[cfe-dev] Loop optimised into div (?)

Mon Oct 28 16:54:38 PDT 2019

Hi Bruce,

I appreciate your testing of this for the rv32i target. I am doing some work on 8 bit and 16 bit targets. For these targets, I do not agree that it is best to replace loops by divisions even if the compiler doesn’t know the number of iterations. I’m not really aware of  “automatically generated” code, in particular for these targets, but if that causes a problem, then maybe we must blame the “automator”, not the compiler. In any case, I’m pretty sure that most code for these targets is implemented by humans. 

So my preferred approach is still to trust the user source code and to avoid the introduction of expensive target operations if the user has not explicitly used them (division is very expensive for 8 bit targets with no hardware divide). If the user implemented a loop that could be obviously turned into a division, then there are high chances than the loop is better than the division, on THAT particular scenario. Any compiler attempts to reverse this will most probably result in worse performance. A compiler is just a tool, it should not attempt to replace human designed algorithms, but just to generate the best possible assembly for the original source code.
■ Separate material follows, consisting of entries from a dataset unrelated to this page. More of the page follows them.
template <int PCAP, int RUNCAP, int NW, int NHALF>
__global__ void __launch_bounds__(64 * NW) k_seg_points(const unsigned long long *__restrict__ wmask, const unsigned long long *__restrict__ bmask,
                                                        Geom g, int nwx, const unsigned int *__restrict__ labels, const unsigned int *__restrict__ sizes,
                                                        unsigned long long *keys, unsigned int *counts, unsigned int hmask,
                                                        unsigned long long *stage_rec, unsigned int *stage_pos, unsigned int *frame_cursor,
                                                        unsigned int stage_cap, unsigned int *dense_tiles, int tiles_y, long long *counters)
{
    constexpr bool DENSE = NHALF > 1;
    constexpr int NSLOT = SEGP_NSLOT, NT = 64 * NW;
    __shared__ unsigned int RT[RUNCAP];
    __shared__ unsigned long long ROWS[NT];
    __shared__ unsigned int ROWB[NT];
    __shared__ unsigned long long BK[NSLOT];
    __shared__ unsigned int BC[NSLOT];
    __shared__ __attribute__((aligned(8))) unsigned int PT[PCAP];
    static_assert(PCAP >= 3 * NT, "the small-run masks borrow the parking space");
    unsigned long long *const SML = reinterpret_cast<unsigned long long *>(PT);
    unsigned int *const EFL = PT + 2 * NT;
    __shared__ unsigned int s_npts, s_base, s_wtot[NW];
    const int tid = threadIdx.x, lane = tid & 63, wid = tid >> 6;
    const int sw = g.sw, sh = g.sh;
    const size_t per_frame = (size_t)nwx * sh;
    PHASE_DECL();
    const long long ndense = DENSE ? counters[CNT_DENSE_TILES] : 1;
  for (long long work = DENSE ? blockIdx.x : 0; work < ndense; work += DENSE ? gridDim.x : 1) {
    int wx, ty, fr;
    if (DENSE) {
        __syncthreads();
        const unsigned int tile_id = dense_tiles[work];
        wx = (int)(tile_id % (unsigned int)nwx);
        ty = (int)((tile_id / (unsigned int)nwx) % (unsigned int)tiles_y);
        fr = (int)(tile_id / (unsigned int)(nwx * tiles_y));
    } else {
        fr = blockIdx.x; ty = blockIdx.z; wx = (int)blockIdx.y * NW + wid;
    }
    const unsigned int my_tile_id = (unsigned int)((fr * tiles_y + ty) * nwx + wx);
    const int x0 = wx * 64, y0 = ty * SEG_PH;
    const int y = y0 + lane;
    const bool rowok = y < sh && wx < nwx;
    const unsigned long long *wm = wmask + (size_t)fr * per_frame, *bm = bmask + (size_t)fr * per_frame;
    const unsigned int *lab = labels + (size_t)fr * g.npix, *siz = sizes + (size_t)fr * g.npix;
    PHASE_INIT();
    const size_t m0 = (size_t)wx * sh + y;
    unsigned long long W = 0, B = 0;
    bool wl = false, bl = false, wr = false, br = false;
    unsigned long long SL = 0;
    if (rowok) {
        W = wm[m0]; B = bm[m0];
        if (wx > 0) {
            const unsigned long long Wl = wm[m0 - sh], Bl = bm[m0 - sh];
            wl = Wl >> 63; bl = Bl >> 63;
            if (wl || bl) SL = seg_starts(wl ? Wl : Bl, seg_join_mask(x0 - 64, sw));
        }
        if (wx + 1 < nwx) { wr = wm[m0 + sh] & 1ull; br = bm[m0 + sh] & 1ull; }
    }
    const bool tile_live = __ballot((W | B) != 0ull) != 0ull;
    if (!DENSE) {
        if (!__syncthreads_or(tile_live ? 1 : 0)) return;
    }
    const unsigned long long J = seg_join_mask(x0, sw);
    const unsigned long long Sall = seg_starts(W, J) | seg_starts(B, J);
    const bool havel = wl || bl, haver = wr || br;
    const int nown = __popcll(Sall);
    const int cnt = tile_live ? nown + (havel ? 1 : 0) + (haver ? 1 : 0) : 0;
    int incl = cnt;
#pragma unroll
    for (int off = 1; off < 64; off <<= 1) {
        int o = __shfl_up(incl, off);
        if (lane >= off) incl += o;
    }
    if (lane == 63) s_wtot[wid] = (unsigned int)incl;
    __syncthreads();
    int base = incl - cnt, total = 0;
#pragma unroll
    for (int w = 0; w < NW; w++) {
        if (w < wid) base += (int)s_wtot[w];
        total += (int)s_wtot[w];
    }
    SML[tid] = 0ull;
    EFL[tid] = 0u;
    ROWS[tid] = Sall;
    ROWB[tid] = (unsigned int)base | ((unsigned int)nown << 13) | (havel ? 1u << 20 : 0u);
    if (total > RUNCAP) {
        if (lane == 0 && tile_live) dense_tiles[atomicAdd((unsigned long long *)&counters[CNT_DENSE_TILES], 1ull)] = my_tile_id;
        return;
    }
    if (tile_live) {
        unsigned long long m = Sall;
        int j = base;
        const unsigned int tag = (unsigned int)(lane << 6) | ((unsigned int)wid << 14);
        while (m) {
            const int sx = __ffsll((long long)m) - 1;
            m &= m - 1;
            RT[j++] = tag | (unsigned int)sx;
        }
        if (havel) RT[j++] = tag | (unsigned int)seg_start_of(SL, 63) | (1u << 12);
        if (haver) RT[j++] = tag | (2u << 12);
    }
    __syncthreads();
    PHASE(32);
    for (int i0 = 0; i0 < total; i0 += 4 * NT) {
        unsigned int e[4], l[4], s[4];
#pragma unroll
        for (int u = 0; u < 4; u++) {
            const int i = i0 + u * NT + tid;
            e[u] = i < total ? RT[i] : 0xFFFFFFFFu;
            const int kind = (int)((e[u] >> 12) & 3u), ew = DENSE ? 0 : (int)((e[u] >> 14) & 3u);
            const int ex0 = DENSE ? x0 : ((int)blockIdx.y * NW + ew) * 64;
            const unsigned int p = (unsigned int)((y0 + (int)((e[u] >> 6) & 63u)) * sw + ex0 + (kind == 1 ? -64 : (kind == 2 ? 64 : 0)) + (int)(e[u] & 63u));
            l[u] = e[u] != 0xFFFFFFFFu ? lab[p] : 0u;
        }
#pragma unroll
        for (int u = 0; u < 4; u++) l[u] = e[u] != 0xFFFFFFFFu ? lab[l[u]] : 0u;
#pragma unroll
        for (int u = 0; u < 4; u++) s[u] = e[u] != 0xFFFFFFFFu ? siz[l[u]] : MIN_COMPONENT;
#pragma unroll
        for (int u = 0; u < 4; u++) {
            const int i = i0 + u * NT + tid;
            if (e[u] == 0xFFFFFFFFu) continue;
            const bool small = s[u] < MIN_COMPONENT;
            RT[i] = l[u] | (small ? 0x80000000u : 0u);
            if (small) {
                const int row = (int)((e[u] >> 6) & 63u) + 64 * (int)((e[u] >> 14) & 3u), kind = (int)((e[u] >> 12) & 3u);
                if (kind == 0) {
                    const int sx = (int)(e[u] & 63u);
                    atomicOr(reinterpret_cast<unsigned int *>(&SML[row]) + (sx >> 5), 1u << (sx & 31));
                } else
                    atomicOr(&EFL[row], (unsigned int)kind);
            }
        }
    }
    __syncthreads();
    PHASE(33);
    {
        unsigned long long m = SML[tid];
        while (m) {
            const int sx = __ffsll((long long)m) - 1;
            m &= m - 1;
            const bool white = (W >> sx) & 1ull;
            const int len = seg_run_len(white ? W : B, J, sx);
            const unsigned long long bits = (len >= 64 ? ~0ull : ((1ull << len) - 1ull)) << sx;
            if (white) W &= ~bits; else B &= ~bits;
        }
        const unsigned int ef = EFL[tid];
        if (ef & 1u) { wl = false; bl = false; }
        if (ef & 2u) { wr = false; br = false; }
    }
    const unsigned long long Wn = __shfl_down(W, 1), Bn = __shfl_down(B, 1);
    const int fl = (wl ? 1 : 0) | (bl ? 2 : 0) | (wr ? 4 : 0) | (br ? 8 : 0);
    const int fln = __shfl_down(fl, 1);
    const bool wln = fln & 1, bln = fln & 2, wrn = fln & 4, brn = fln & 8;
    auto label_at = [&](int trow, int xx) -> unsigned int {
        const unsigned int rb = ROWB[trow];
        const int b = (int)(rb & 0x1FFFu), no = (int)((rb >> 13) & 0x7Fu);
        int j;
        if (xx < 0) j = b + no;
        else if (xx > 63) j = b + no + (int)((rb >> 20) & 1u);
        else j = b + __popcll(ROWS[trow] & (~0ull >> (63 - xx))) - 1;
        return RT[j] & 0x7FFFFFFFu;
    };
    const unsigned long long Wsr = (W >> 1) | ((unsigned long long)wr << 63), Bsr = (B >> 1) | ((unsigned long long)br << 63);
    const unsigned long long Wnsr = (Wn >> 1) | ((unsigned long long)wrn << 63), Bnsr = (Bn >> 1) | ((unsigned long long)brn << 63);
    const unsigned long long Wnsl = (Wn << 1) | (unsigned long long)wln, Bnsl = (Bn << 1) | (unsigned long long)bln;
#pragma unroll 1
  for (int half = 0; half < NHALF; half++) {
    const int rlo = NHALF == 1 ? 0 : half * 32, rhi = NHALF == 1 ? SEG_PH - 1 : min(half * 32 + 31, SEG_PH - 1);
    if (half > 0) __syncthreads();
    if (tid == 0) s_npts = 0;
    for (int i = tid; i < NSLOT; i += NT) { BK[i] = HASH_EMPTY; BC[i] = 0; }
    __syncthreads();
    const unsigned long long V = (lane >= rlo && lane <= rhi && y >= 1 && y <= sh - 2) ? J : 0ull;
    const unsigned long long E0 = ((W & Bsr) | (B & Wsr)) & V;
    const unsigned long long E1 = ((W & Bn) | (B & Wn)) & V;
    const unsigned long long E3 = ((W & Bnsr) | (B & Wnsr)) & V;
    unsigned long long E2 = ((W & Bnsl) | (B & Wnsl)) & V;
    {
        unsigned long long cl = E3 << 1;
        if (x0 >= 64 && ((wl && (Bn & 1ull)) || (bl && (Wn & 1ull)))) cl |= 1ull;
        E2 &= ~cl;
    }
    unsigned long long any = E0 | E1 | E2 | E3;
    const unsigned int npts_lane = (unsigned int)(__popcll(E0) + __popcll(E1) + __popcll(E2) + __popcll(E3));
    {
        const unsigned int nitems_lane = (unsigned int)__popcll(any);
        unsigned int ib = 0, pi = 0;
        if (nitems_lane) {
            const unsigned int old = atomicAdd(&s_npts, nitems_lane | (npts_lane << 16));
            ib = old & 0xFFFFu; pi = old >> 16;
        }
        const unsigned int rowtag = ((unsigned int)lane << 6) | ((unsigned int)wid << 12);
#pragma unroll
        for (int hf = 0; hf < 2; hf++) {
            unsigned int a = (unsigned int)(any >> (32 * hf));
            const unsigned int e0 = (unsigned int)(E0 >> (32 * hf)), e1 = (unsigned int)(E1 >> (32 * hf)), e2 = (unsigned int)(E2 >> (32 * hf)),
                               e3 = (unsigned int)(E3 >> (32 * hf)), bb = (unsigned int)(B >> (32 * hf));
            while (a) {
                const int b = __ffs((int)a) - 1;
                a &= a - 1;
                const unsigned int m = ((e0 >> b) & 1u) | (((e1 >> b) & 1u) << 1) | (((e2 >> b) & 1u) << 2) | (((e3 >> b) & 1u) << 3);
                if (pi < (unsigned int)PCAP) PT[ib] = (unsigned int)(b + 32 * hf) | rowtag | (m << 14) | (((bb >> b) & 1u) << 18) | (pi << 19);
                ib++;
                pi += (unsigned int)__popc(m);
            }
        }
    }
    __syncthreads();
    PHASE(37);
    const unsigned int packed = s_npts;
    const unsigned int nitems = packed & 0xFFFFu, npts = packed >> 16;
    if (npts <= (unsigned int)PCAP && nitems > 0) {
#pragma unroll 1
        for (int rd = (int)((nitems - 1u) / (unsigned int)NT); rd >= 0; rd--) {
            const unsigned int i = (unsigned int)rd * (unsigned int)NT + (unsigned int)tid;
            const bool have = i < nitems;
            const unsigned int e = have ? PT[i] : 0u;
            __syncthreads();
            if (!have) continue;
            const int lx = (int)(e & 63u), trow = (int)((e >> 6) & 255u);
            unsigned int m = (e >> 14) & 15u, pidx = e >> 19;
            const unsigned int rb0 = ROWB[trow], rb1 = ROWB[trow + 1];
            const unsigned long long S0 = ROWS[trow], S1 = ROWS[trow + 1];
            const int b0 = (int)(rb0 & 0x1FFFu), n0 = (int)((rb0 >> 13) & 0x7Fu), b1 = (int)(rb1 & 0x1FFFu), n1 = (int)((rb1 >> 13) & 0x7Fu);
            const unsigned long long upto = ~0ull >> (63 - lx);
            const int j0 = b0 + __popcll(S0 & upto) - 1;
            const int j00 = lx == 63 ? b0 + n0 + (int)((rb0 >> 20) & 1u) : b0 + __popcll(S0 & ((upto << 1) | 1ull)) - 1;
            const int j10 = b1 + __popcll(S1 & upto) - 1;
            const int j11 = lx == 0 ? b1 + n1 : b1 + __popcll(S1 & (upto >> 1)) - 1;
            const int j12 = lx == 63 ? b1 + n1 + (int)((rb1 >> 20) & 1u) : b1 + __popcll(S1 & ((upto << 1) | 1ull)) - 1;
            const unsigned int rep0 = RT[j0] & 0x7FFFFFFFu;
            unsigned int rep1[4];
            rep1[0] = RT[(m & 1u) ? j00 : j0] & 0x7FFFFFFFu;
            rep1[1] = RT[(m & 2u) ? j10 : j0] & 0x7FFFFFFFu;
            rep1[2] = RT[(m & 4u) ? j11 : j0] & 0x7FFFFFFFu;
            rep1[3] = RT[(m & 8u) ? j12 : j0] & 0x7FFFFFFFu;
            const unsigned int where = (e & 0xFFFu) | (((e >> 18) & 1u) << 14) | (((e >> 12) & 3u) << 15);
            while (m) {
                const unsigned int rr = (m & 1u) ? rep1[0] : ((m & 2u) ? rep1[1] : ((m & 4u) ? rep1[2] : rep1[3]));
                const unsigned int grp = m & ((rep1[0] == rr ? 1u : 0u) | (rep1[1] == rr ? 2u : 0u) | (rep1[2] == rr ? 4u : 0u) | (rep1[3] == rr ? 8u : 0u));
                m &= ~grp;
                const unsigned int hi = rep0 > rr ? rep0 : rr, lo = rep0 > rr ? rr : rep0;
                const unsigned long long key = ((unsigned long long)fr << 48) | ((unsigned long long)hi << 24) | lo;
                unsigned int h = hi ^ ((lo << 11) | (lo >> 21));
                h ^= h >> 15;
                h ^= h >> 7;
                h &= (unsigned int)(NSLOT - 1);
                if (h == (unsigned int)(NSLOT - 1)) h = (unsigned int)(NSLOT / 2 - 1);
                unsigned int slot = NSLOT - 1;
#pragma unroll 1
                for (int probe = 0; probe < NSLOT - 1; probe++) {
                    unsigned long long cur = __hip_atomic_load(&BK[h], __ATOMIC_RELAXED, __HIP_MEMORY_SCOPE_WORKGROUP);
                    if (cur == key) { slot = h; break; }
                    if (cur == HASH_EMPTY) {
                        unsigned long long old = atomicCAS(&BK[h], HASH_EMPTY, key);
                        if (old == HASH_EMPTY || old == key) { slot = h; break; }
                    }
                    h = h + 1 == (unsigned int)(NSLOT - 1) ? 0u : h + 1;
                }
                if (slot != (unsigned int)(NSLOT - 1)) atomicAdd(&BC[slot], (unsigned int)__popc(grp));
                const unsigned int word = where | (slot << 17);
#pragma unroll
                for (int k = 0; k < 4; k++)
                    if (grp & (1u << k)) PT[pidx++] = word | ((unsigned int)k << 12);
            }
        }
    }
    __syncthreads();
    PHASE(34);
    if (npts > (unsigned int)PCAP) {
        if (!DENSE) {
            if (lane == 0 && tile_live) dense_tiles[atomicAdd((unsigned long long *)&counters[CNT_DENSE_TILES], 1ull)] = my_tile_id;
            return;
        }
        if (tid == 0) atomicAdd((unsigned long long *)&counters[CNT_OVERFLOW_POINTS], 1ull);
        continue;
    }
    if (npts == 0) continue;
    for (int i = tid; i < NSLOT - 1; i += NT) {
        const unsigned int c = BC[i];
        if (c) {
            int gslot = hash_insert(keys, hmask, BK[i]);
            unsigned int bg = 0xFFFFFFFFu, bb = 0u;
            if (gslot < 0) atomicAdd((unsigned long long *)&counters[CNT_OVERFLOW_HASH], 1ull);
            else { bg = (unsigned int)gslot; bb = atomicAdd(&counts[gslot], c); }
            BK[i] = (unsigned long long)bg | ((unsigned long long)bb << 32);
            BC[i] = 0u;
        }
    }
    if (tid == NT - 1) {
        unsigned int b = atomicAdd(&frame_cursor[fr], npts);
        if (b + npts > stage_cap) { atomicAdd((unsigned long long *)&counters[CNT_OVERFLOW_POINTS], 1ull); b = 0xFFFFFFFFu; }
        s_base = b;
    }
    __syncthreads();
    PHASE(35);
    const unsigned int tbase = s_base;
    if (tbase == 0xFFFFFFFFu) continue;
    uint2 *const srec = reinterpret_cast<uint2 *>(stage_rec) + ((size_t)fr * stage_cap + tbase);
    unsigned int *const spos = stage_pos + ((size_t)fr * stage_cap + tbase);
    for (unsigned int i = tid; i < npts; i += NT) {
        const unsigned int w = PT[i];
        const int lx = (int)(w & 63u), ly = (int)((w >> 6) & 63u), k = (int)((w >> 12) & 3u), pw = (int)((w >> 15) & 3u);
        const bool black = (w >> 14) & 1u;
        const unsigned int slot = w >> 17;
        const int dx = k == 0 ? 1 : (k == 1 ? 0 : (k == 2 ? -1 : 1)), dy = k == 0 ? 0 : 1;
        const int px0 = DENSE ? x0 : ((int)blockIdx.y * NW + pw) * 64;
        unsigned int gslot, pos;
        if (slot == (unsigned int)(NSLOT - 1)) {
            int gs = hash_insert(keys, hmask, cluster_key(fr, label_at(pw * 64 + ly, lx), label_at(pw * 64 + ly + dy, lx + dx)));
            gslot = gs < 0 ? 0xFFFFFFFFu : (unsigned int)gs;
            pos = gs < 0 ? 0u : atomicAdd(&counts[gs], 1u);
            if (gs < 0) atomicAdd((unsigned long long *)&counters[CNT_OVERFLOW_HASH], 1ull);
        } else {
            const unsigned long long gb = BK[slot];
            gslot = (unsigned int)gb;
            pos = (unsigned int)(gb >> 32) + atomicAdd(&BC[slot], 1u);
        }
        const bool good = gslot != 0xFFFFFFFFu;
        const unsigned int cpos = black ? 1u : 2u, cneg = 3u - cpos;
        const unsigned int cgx = dx == 0 ? 0u : (dx > 0 ? cpos : cneg), cgy = dy == 0 ? 0u : cpos;
        uint2 rec;
        rec.x = good ? ((unsigned int)(2 * (px0 + lx) + dx) | ((unsigned int)(2 * (y0 + ly) + dy) << 16)) : 0xFFFFFFFFu;
        rec.y = good ? (cgx | (cgy << 2) | (gslot << (POINT_BITS - 32))) : 0xFFFFFFFFu;
        srec[i] = rec;
        spos[i] = good ? pos : 0u;
    }
    PHASE(36);
  }
  }
    PHASE_FLUSH(32);
}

Please also understand that I only used the ‘countHundred’ function to show the subject. I strongly doubt that a normal programmer would use that function to implement a divide-by-one-hundred as opposed to an actual division, so the point remains that if a programmer wanted to use a loop then there must be a good reason for that, which the compiler should respect. I’m talking at all times about targets with no hardware divide, of course for the remaining targets the current transformation is not a problem. 

John

> On 28 Oct 2019, at 22:17, Bruce Hoult <brucehoult at sifive.com> wrote:
> 
> On Mon, Oct 28, 2019 at 2:27 AM Joan Lluch <joan.lluch at icloud.com> wrote:
>> 
>> Hi Bruce,
>> 
>> I understand what you say, but the optimisation you suggest requires the compiler to generate run-time checks and to split code into several execution blocks, some of them may not get ever executed, or prevent further optimisation, and it adds some overhead on the best case. In my opinion that can be perceived as some overengineering that may not be required.
> 
> No no -- I was not suggesting the compiler add runtime checks. I was
> suggesting that if the compiler didn't know the input value then it
> should use a divide, and keep the loop only if it knows for sure the
> input number is very small -- for example because that code is guarded
> by the programmer writing an if() statement as I showed. Or possibly
> an assert().
> 
>> My preferred approach is to actually give some trust to the user source code and just 'relax' for some targets the optimisations that are known to be uncertain for such targets.
> 
> I have sympathy for this position, but at the same time a lot of code
> is generated mechanically or using macros, and it's good for the
> compiler to clean it up.
> 
>> I found this when compiling a function that will convert a binary number to a sequence of decimal digits expressed in ascii. Every digit is determined by counting the number of subtractions required for power-or-ten factors . For that algorithm, only up to 9 subtractions are required at every step (or factor). Replacing that by divisions is a lot more expensive for the affected targets.
> 
> Aha. I see, yes.
> 
> I think the divisions are not as expensive as you might be assuming.
> The key is to do the same as for the subtact version and divide by
> 10000, then when the remainder is less than 10000 divide by 1000, and
> so on. Don't repeatedly divide by 10 as in the recursive algorithm --
> that *will* be slow.
> 
> I don't have an MSP430 and libraries handy, but more or less
> understand the instruction set, and I can tell LLVM to generate
> assembly language for it.
> 
> I had a look at the actual code for RISC-V rv32i. If I force compiling
> to a subtraction loop then the complete countHundred(num) function
> executes 5 + 3 * floor(num/100) instructions. On MSP430 or ARM it
> would be  5 + 4 * floor(num/100) as compare-and-branch needs two
> instructions on those.
> 
> With the udiv the complete countHundred(num) function executes 20 + 10
> * ceil(log2(num/100)) instructions on rv32i using Newlib.
> 
> Averaged over all values of num from 0 to 999, the iterative version
> uses 18.5 instructions per call to countHundred() while the udiv
> version uses an average of 39.8 instructions. The udiv version is
> faster for all values of num >= 2200 (which I know won't happen in
> your case, but the compiler doesn't know that).
> 
> So in this use-case the iterative subtraction is a little over twice
> faster. That's *something*, for sure, but it's not like there's an
> order of magnitude difference or anything like that. Unless it's very
> critical you're unlikely to notice.
> 
> I expect results would be roughly similar for the MSP430 version of udiv.